> DIRECTIONS FOR THIS TASK:
Only one stretch of the listing below is wanted. Begin at the line that has "hipError_t rows_multi_op(const RowsOp", stop after the line that has "dim3(64), 0, st, f, o);", and repeat every line in between exactly.

___

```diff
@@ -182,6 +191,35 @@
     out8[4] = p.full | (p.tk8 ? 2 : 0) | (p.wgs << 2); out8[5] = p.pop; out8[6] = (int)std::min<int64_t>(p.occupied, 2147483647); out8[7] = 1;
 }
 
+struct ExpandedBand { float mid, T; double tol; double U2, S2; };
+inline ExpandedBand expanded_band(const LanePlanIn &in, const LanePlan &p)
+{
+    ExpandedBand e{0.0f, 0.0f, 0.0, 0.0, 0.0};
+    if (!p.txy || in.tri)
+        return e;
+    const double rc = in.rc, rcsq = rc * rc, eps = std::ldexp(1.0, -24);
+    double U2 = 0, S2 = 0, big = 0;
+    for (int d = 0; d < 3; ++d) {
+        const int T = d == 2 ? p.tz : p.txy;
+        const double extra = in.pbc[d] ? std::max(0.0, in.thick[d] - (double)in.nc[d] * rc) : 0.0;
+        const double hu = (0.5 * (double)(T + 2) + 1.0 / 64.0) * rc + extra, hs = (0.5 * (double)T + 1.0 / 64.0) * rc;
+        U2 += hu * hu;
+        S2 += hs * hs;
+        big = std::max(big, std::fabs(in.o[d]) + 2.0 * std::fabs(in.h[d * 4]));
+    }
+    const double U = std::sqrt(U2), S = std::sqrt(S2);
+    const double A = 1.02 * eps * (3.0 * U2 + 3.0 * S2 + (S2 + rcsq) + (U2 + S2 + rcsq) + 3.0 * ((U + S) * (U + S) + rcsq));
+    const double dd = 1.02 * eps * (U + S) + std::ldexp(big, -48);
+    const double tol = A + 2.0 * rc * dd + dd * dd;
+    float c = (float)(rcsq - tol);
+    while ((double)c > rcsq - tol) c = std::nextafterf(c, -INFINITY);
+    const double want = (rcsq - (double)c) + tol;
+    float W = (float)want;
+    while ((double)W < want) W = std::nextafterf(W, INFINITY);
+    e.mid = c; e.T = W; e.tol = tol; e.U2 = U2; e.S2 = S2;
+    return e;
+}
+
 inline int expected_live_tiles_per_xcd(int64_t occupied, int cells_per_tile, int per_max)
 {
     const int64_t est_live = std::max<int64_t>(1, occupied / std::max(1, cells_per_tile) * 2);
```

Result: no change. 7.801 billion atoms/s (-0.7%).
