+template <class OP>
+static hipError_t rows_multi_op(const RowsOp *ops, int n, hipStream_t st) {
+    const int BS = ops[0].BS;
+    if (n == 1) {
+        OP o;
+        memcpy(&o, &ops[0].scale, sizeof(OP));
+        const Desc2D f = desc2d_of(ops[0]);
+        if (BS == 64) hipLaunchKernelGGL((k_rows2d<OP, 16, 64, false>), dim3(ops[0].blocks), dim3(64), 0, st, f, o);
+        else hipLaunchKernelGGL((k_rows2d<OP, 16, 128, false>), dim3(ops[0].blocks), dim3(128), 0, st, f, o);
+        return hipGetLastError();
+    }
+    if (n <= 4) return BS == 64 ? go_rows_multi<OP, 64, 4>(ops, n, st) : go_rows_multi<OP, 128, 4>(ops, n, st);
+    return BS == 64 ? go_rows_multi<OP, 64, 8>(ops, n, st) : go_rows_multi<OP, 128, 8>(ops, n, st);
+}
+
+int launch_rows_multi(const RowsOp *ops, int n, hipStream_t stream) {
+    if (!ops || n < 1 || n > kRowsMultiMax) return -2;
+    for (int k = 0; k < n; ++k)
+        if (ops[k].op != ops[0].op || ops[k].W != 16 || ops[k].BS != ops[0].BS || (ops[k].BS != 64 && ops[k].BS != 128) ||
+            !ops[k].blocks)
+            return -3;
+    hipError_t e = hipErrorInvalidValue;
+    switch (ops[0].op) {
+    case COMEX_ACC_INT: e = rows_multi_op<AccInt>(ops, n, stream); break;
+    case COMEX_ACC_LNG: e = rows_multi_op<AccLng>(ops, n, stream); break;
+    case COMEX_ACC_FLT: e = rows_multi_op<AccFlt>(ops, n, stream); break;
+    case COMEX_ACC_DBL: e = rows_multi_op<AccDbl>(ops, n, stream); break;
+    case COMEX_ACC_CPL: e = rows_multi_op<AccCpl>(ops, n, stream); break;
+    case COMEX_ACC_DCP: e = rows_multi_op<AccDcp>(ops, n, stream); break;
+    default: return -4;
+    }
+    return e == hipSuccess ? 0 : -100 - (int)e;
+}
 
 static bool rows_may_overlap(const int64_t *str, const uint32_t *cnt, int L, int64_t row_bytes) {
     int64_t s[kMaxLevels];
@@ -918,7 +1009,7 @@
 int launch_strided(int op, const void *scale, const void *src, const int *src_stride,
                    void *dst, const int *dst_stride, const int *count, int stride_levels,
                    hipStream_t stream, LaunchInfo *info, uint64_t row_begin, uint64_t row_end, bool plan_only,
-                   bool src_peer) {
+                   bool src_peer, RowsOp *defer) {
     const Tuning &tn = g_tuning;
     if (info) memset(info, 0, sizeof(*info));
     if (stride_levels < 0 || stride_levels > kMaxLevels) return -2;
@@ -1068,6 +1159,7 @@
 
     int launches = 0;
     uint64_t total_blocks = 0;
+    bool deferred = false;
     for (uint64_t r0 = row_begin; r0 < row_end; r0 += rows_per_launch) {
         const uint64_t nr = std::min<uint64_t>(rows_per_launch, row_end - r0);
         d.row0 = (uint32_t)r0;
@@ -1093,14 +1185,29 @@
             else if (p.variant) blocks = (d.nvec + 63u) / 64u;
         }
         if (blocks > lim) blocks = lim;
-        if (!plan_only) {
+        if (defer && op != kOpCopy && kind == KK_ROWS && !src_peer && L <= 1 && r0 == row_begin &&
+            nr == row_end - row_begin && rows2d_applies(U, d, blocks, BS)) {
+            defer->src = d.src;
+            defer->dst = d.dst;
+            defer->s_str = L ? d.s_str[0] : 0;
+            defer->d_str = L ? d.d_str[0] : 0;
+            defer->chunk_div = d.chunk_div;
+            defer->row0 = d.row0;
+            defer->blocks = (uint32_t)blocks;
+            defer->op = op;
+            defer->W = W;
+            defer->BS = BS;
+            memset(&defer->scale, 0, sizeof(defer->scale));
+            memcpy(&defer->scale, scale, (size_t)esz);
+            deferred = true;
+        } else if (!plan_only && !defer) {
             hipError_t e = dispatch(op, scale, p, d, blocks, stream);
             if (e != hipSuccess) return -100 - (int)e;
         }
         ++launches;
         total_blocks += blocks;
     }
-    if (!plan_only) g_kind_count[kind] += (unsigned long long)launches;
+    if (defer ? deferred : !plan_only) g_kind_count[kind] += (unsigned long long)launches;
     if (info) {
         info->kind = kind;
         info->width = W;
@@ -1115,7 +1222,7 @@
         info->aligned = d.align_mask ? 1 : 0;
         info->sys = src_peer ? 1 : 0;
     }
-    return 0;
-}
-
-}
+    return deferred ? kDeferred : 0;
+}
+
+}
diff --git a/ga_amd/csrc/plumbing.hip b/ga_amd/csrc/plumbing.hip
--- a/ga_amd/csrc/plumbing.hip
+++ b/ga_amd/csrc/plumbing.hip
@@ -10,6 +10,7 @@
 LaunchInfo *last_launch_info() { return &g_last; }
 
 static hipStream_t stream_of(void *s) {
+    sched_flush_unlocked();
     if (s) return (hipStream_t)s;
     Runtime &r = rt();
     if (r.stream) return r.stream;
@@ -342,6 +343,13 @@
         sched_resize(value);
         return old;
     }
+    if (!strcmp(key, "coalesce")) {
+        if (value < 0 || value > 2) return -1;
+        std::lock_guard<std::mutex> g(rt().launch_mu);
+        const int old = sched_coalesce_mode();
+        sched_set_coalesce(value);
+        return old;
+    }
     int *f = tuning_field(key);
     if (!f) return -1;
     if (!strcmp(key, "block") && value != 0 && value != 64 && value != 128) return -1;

___

> TASK SOLUTION:
+static hipError_t rows_multi_op(const RowsOp *ops, int n, hipStream_t st) {
+    const int BS = ops[0].BS;
+    if (n == 1) {
+        OP o;
+        memcpy(&o, &ops[0].scale, sizeof(OP));
+        const Desc2D f = desc2d_of(ops[0]);
+        if (BS == 64) hipLaunchKernelGGL((k_rows2d<OP, 16, 64, false>), dim3(ops[0].blocks), dim3(64), 0, st, f, o);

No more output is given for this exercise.